# Legal Automatic?



## Dovans (Nov 15, 2011)

http://money.cnn.com/2013/09/12/news/companies/slide-fire-gun/index.html?iid=HP_LN


----------



## Mr. A (Apr 23, 2012)

Looks kind of neat, bit I would have to shot one before I ever put $6k down for one. If it turns out to be a lemon a $6k hit is too hard to swallow! Anyone ever is one of their rifles before?

Mr. A


----------



## bobk (Apr 30, 2004)

It's 3-500.00 for the slide fire stock. They're alot of fun to shoot.


----------



## MLAROSA (May 20, 2004)

Mr. A said:


> Looks kind of neat, bit I would have to shot one before I ever put $6k down for one. If it turns out to be a lemon a $6k hit is too hard to swallow! Anyone ever is one of their rifles before?
> 
> Mr. A


They offer a magazine fed rifle for around $1,000.


----------



## Orlando (Apr 12, 2004)

Real fully automatic firearms are not illegal to own, just expensive and must buy tax stamp


----------



## MLAROSA (May 20, 2004)

Orlando said:


> Real fully automatic firearms are not illegal to own, just expensive and must buy tax stamp


And only expensive because it is illegal to manufacture them for civilian use.
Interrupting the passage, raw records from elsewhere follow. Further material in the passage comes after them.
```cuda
__global__ void __launch_bounds__(256) cull_col_boxes_kernel(const CullParams p, int chunks_total, int nrep) {
    extern __shared__ float s_rep[];
    const int lane = threadIdx.x & 31;
    const int b = blockIdx.y;
    if (p.coarse) {
        coarse_stage(p.a + (int64_t)b * p.na * 3, p.na, s_rep, nrep);
        __syncthreads();
    }
    const int cc = (int)blockIdx.x * (blockDim.x >> 5) + (threadIdx.x >> 5);
    if (cc >= chunks_total) return;
    const int64_t w = (int64_t)b * chunks_total + cc;
    const int j = cc * kChunk + lane;
// ... 28 lines not shown
    }
#pragma unroll
    for (int o = 16; o > 0; o >>= 1) {
        lx = fminf(lx, __shfl_xor_sync(0xffffffffu, lx, o)); ly = fminf(ly, __shfl_xor_sync(0xffffffffu, ly, o));
        lz = fminf(lz, __shfl_xor_sync(0xffffffffu, lz, o)); hx = fmaxf(hx, __shfl_xor_sync(0xffffffffu, hx, o));
        hy = fmaxf(hy, __shfl_xor_sync(0xffffffffu, hy, o)); hz = fmaxf(hz, __shfl_xor_sync(0xffffffffu, hz, o));
    }
    bits = __reduce_max_sync(0xffffffffu, bits);
    if (lane == 0) {
        float4* o = reinterpret_cast<float4*>(p.colbox + w * 8);
        o[0] = make_float4(lx, ly, lz, hx);
        o[1] = make_float4(hy, hz, __uint_as_float(bits), 0.f);
    }
}

int launch_cull_bounds(const CullParams& p, cudaStream_t stream) {
    if (p.B <= 0 || p.na <= 0 || p.nb <= 0) return kOk;
    if (p.B > 65535) return kErrUnsupported;
    const int row_chunks = (int)ceil_div(p.na, kCullRowChunk);
    const int chunks_total = p.nb_pad / kChunk;
    dim3 grid((unsigned)row_chunks, (unsigned)p.B);
    const int nrep_b = p.coarse ? (int)ceil_div(p.nb, kCoarse) : 0, nrep_a = p.coarse ? (int)ceil_div(p.na, kCoarse) : 0;
    if ((size_t)std::max(nrep_a, nrep_b) * 12 > 40 * 1024) return kErrUnsupported;
    cull_row_bounds_kernel<<<grid, kCullRowChunk, (size_t)nrep_b * 12, stream>>>(p, row_chunks, nrep_b);
    REART_CHECK_LAUNCH();
    dim3 cgrid((unsigned)ceil_div(chunks_total, 8), (unsigned)p.B);
    cull_col_boxes_kernel<<<cgrid, 256, (size_t)nrep_a * 12, stream>>>(p, chunks_total, nrep_a);
    REART_CHECK_LAUNCH();
    return kOk;
}

}
```

### reart_b200/csrc/kernels.h

```cpp
#pragma once
#include <cuda_runtime.h>
#include <stdint.h>

namespace reart {

struct KnnDir {
    const float* q;
    const float* tpacked;
    unsigned long long* keys;
    float* out_dists;
    int64_t* out_idx;
    int nq;
    int nt;
    int nt_pad;
    int qblocks;
    int splits;
    int keys_preset;
    int chunk_pts;
    const unsigned char* perm;
    const float* xq;
};

struct KnnParams {
    KnnDir dir[2];
// ... 7 lines not shown
    const float* b_packed;
    unsigned long long* keys_a;
    unsigned long long* keys_b;
    int B, na, nb, nb_pad;
    int qblocks, splits;
    int col_chunk_pts;
    int keys_preset;
    int keys_one_allocation;
    int variant;
    unsigned* col_bound;
    int cull;
    const float* colbox;
    const float* rowbound;
    int row_chunks;
    unsigned long long* cull_stats;
    unsigned* tie_a;
    unsigned* tie_b;
    const float* sk_cano;
    const float* sk_hot;
    const float* sk_R;
    const float* sk_tr;
    int sk_P, sk_npad;
    float* sk_out;
    float* sk_sorted;
    unsigned char* sk_perm;
    float* sk_xq;
};
struct CullParams {
    const float* a;
    const float* b;
    const int32_t* nn_rows;
    const int32_t* nn_cols;
    int B, na, nb, nb_pad;
    float* colbox;
    float* rowbound;
    int coarse;
};
int launch_cull_bounds(const CullParams& p, cudaStream_t stream);

int launch_pack_cloud(const float* pts, float* packed, int64_t B, int64_t P, cudaStream_t stream);
int launch_pack_cloud_sorted(const float* pts, float* packed, unsigned char* perm, float* xq, int64_t B, int64_t P,
                             int64_t n_pad, cudaStream_t stream);
int launch_knn1_search(KnnParams& p, cudaStream_t stream);
int launch_knn1_finalize(const KnnParams& p, cudaStream_t stream);
int launch_chamfer_sym(SymParams& p, cudaStream_t stream);

int launch_knn1_bwd(const float* p1, const float* p2, const int64_t* idx, const float* grad_dists, int64_t B,
                    int64_t P1, int64_t P2, float* grad_p1, float* grad_p2, int accumulate, cudaStream_t stream);

int launch_chamfer_bidir_bwd(const float* src, const float* tgt, const int64_t* i_fwd, const int64_t* i_bwd,
                             const float* g_fwd, const float* g_bwd, int64_t B, int64_t N, int64_t M, float* grad_src,
                             float* grad_tgt, cudaStream_t stream);

// ... 186 lines not shown
```

Baseline: 13200 billion.

## Precompute chunk survivor masks and load-balance culled chamfer via persistent warp slices

Replaces the per-block culled chamfer kernel, which tested every column chunk box against each row group, with a planning pass. The pass computes row-chunk boxes, a bitmask of surviving column chunks per row unit, and survivor counts, then a scan builds work slices. A persistent warp-per-slice kernel grabs slices via an atomic counter and streams only surviving chunks with cp.async, which balances load and avoids scanning culled chunks. It adds several small kernels, workspace, and per-slice atomicMin on row keys.

```diff
diff --git a/reart_b200/csrc/capi.cu b/reart_b200/csrc/capi.cu
--- a/reart_b200/csrc/capi.cu
+++ b/reart_b200/csrc/capi.cu
@@ -31,6 +31,12 @@
 inline int64_t packed_bytes(int64_t B, int64_t P) { return align_up(B * packed_floats_per_batch(P) * 4); }
 inline int64_t keys_bytes(int64_t B, int64_t P) { return align_up(B * P * 8); }
 inline int64_t xq_floats(int64_t B, int64_t n_pad_sorted) { return B * (n_pad_sorted / kSortedChunk) * kQuantiles; }
+inline int64_t cull_units(int64_t T, int64_t N) { return T * ceil_div(N, 256); }
+inline int64_t cull_mask_words(int64_t M) { return ceil_div(padded_points(M) / kChunk, 32); }
+inline int64_t cull_plan_bytes(int64_t T, int64_t N, int64_t M) {
+    return align_up(cull_units(T, N) * 4) + align_up(cull_units(T, N) * 32) + align_up(cull_units(T, N) * cull_mask_words(M) * 4) +
+           align_up((cull_units(T, N) + 3) * 4);
+}
 
 }
 
@@ -219,7 +225,8 @@
            align_up(T * round_up(N, 256)) + align_up(xq_floats(T, round_up(N, 256)) * 4) +
            align_up(T * N * 24 + 64) + align_up(2 * (int64_t)energy_max_blocks() * 8) +
            align_up(skin_bwd_workspace_floats(T, N, 32) * 4) + align_up(T * (padded_points(M) / kChunk) * 32) +
-           align_up(T * ceil_div(N, 256) * 4) + align_up(T * N * 12) + align_up(T * (N + M) * 4) + kAlign;
+           align_up(T * ceil_div(N, 256) * 4) + align_up(T * N * 12) + align_up(T * (N + M) * 4) +
+           cull_plan_bytes(T, N, M) + kAlign;
 }
 
 int reart_skinned_chamfer_fwd_bwd(const float* cano, const float* W, const float* R, const float* tr, const float* tgt,
@@ -315,13 +322,16 @@
     float* gs = g_skinned ? g_skinned : ws.take<float>(T * N * 3);
     unsigned char* perm = ws.take<unsigned char>(T * n_pad_sorted);
     float* xq = ws.take<float>(xq_floats(T, n_pad_sorted));
-    const int64_t zero_bytes = T * N * 24 + 64;
+    const bool cull = nn_rows != nullptr && nn_cols != nullptr;
+    const int64_t zero_bytes = T * N * 24 + 64 + (cull ? cull_units(T, N) * 4 : 0);
     char* zero = ws.take<char>(zero_bytes);
     double* partials = ws.take<double>(2 * (int64_t)energy_max_blocks());
     float* bwd_partials = compute_grad ? ws.take<float>(skin_bwd_workspace_floats(T, N, P)) : nullptr;
-    const bool cull = nn_rows != nullptr && nn_cols != nullptr;
     float* colbox = cull ? ws.take<float>(T * (padded_points(M) / kChunk) * 8) : nullptr;
-    float* rowbound = cull ? ws.take<float>(T * ceil_div(N, 256)) : nullptr;
+    float* rowbound = cull ? ws.take<float>(cull_units(T, N)) : nullptr;
+    float* rowbox = cull ? ws.take<float>(cull_units(T, N) * 8) : nullptr;
+    unsigned* mask = cull ? ws.take<unsigned>(cull_units(T, N) * cull_mask_words(M)) : nullptr;
+    int* slices = cull ? ws.take<int>(cull_units(T, N) + 3) : nullptr;
     float* skinned_search = order ? ws.take<float>(T * N * 3) : nullptr;
     unsigned* tie = order ? ws.take<unsigned>(T * (N + M)) : nullptr;
     if (!ws.ok) return REART_ERR_WORKSPACE;
@@ -354,10 +364,15 @@
         cp.B = (int)T; cp.na = (int)N; cp.nb = (int)M; cp.nb_pad = (int)padded_points(M);
         cp.colbox = colbox; cp.rowbound = rowbound;
         cp.coarse = (N >= 8192 && M >= 8192 && N <= 800000 && M <= 800000) ? 1 : 0;
+        cp.rowbox = rowbox; cp.mask = mask; cp.survivors = reinterpret_cast<int*>(zero + T * N * 24 + 64);
+        cp.slice_offset = slices; cp.slice_len = slices + cull_units(T, N) + 1; cp.work = slices + cull_units(T, N) + 2;
+        cp.cull_stats = reinterpret_cast<unsigned long long*>(cull_stats);
+        cp.resident_warps = 4 * sym_slice_grid(order != nullptr);
+        if (cp.resident_warps <= 0) return REART_ERR_LAUNCH;
         rc = launch_cull_bounds(cp, stream);
         if (rc) return rc;
         sp.cull = 1; sp.colbox = colbox; sp.rowbound = rowbound;
-        sp.cull_stats = reinterpret_cast<unsigned long long*>(cull_stats);
+        sp.mask = mask; sp.survivors = cp.survivors; sp.slice_offset = cp.slice_offset; sp.slice_len = cp.slice_len; sp.work = cp.work;
     }
     rc = launch_chamfer_sym(sp, stream);
     if (rc) return rc;
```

So it's old stock or nothing.


----------



## Orlando (Apr 12, 2004)

Correct no more newly manufactured autos but nothing illegal about already manufactured
I would just about bet the ATF willchange rules so slidefires will be illegal without stamp someday.


----------



## MLAROSA (May 20, 2004)

Orlando said:


> Correct no more newly manufactured autos but nothing illegal about already manufactured
> I would just about bet the ATF willchange rules so slidefires will be illegal without stamp someday.


I'd bet the ATF changes their stance on them as well. It is probably worth while to pick a few up for that reason.


----------



## ezbite (May 25, 2006)

I can do the same thing with my hellfire... and its still legal too.


----------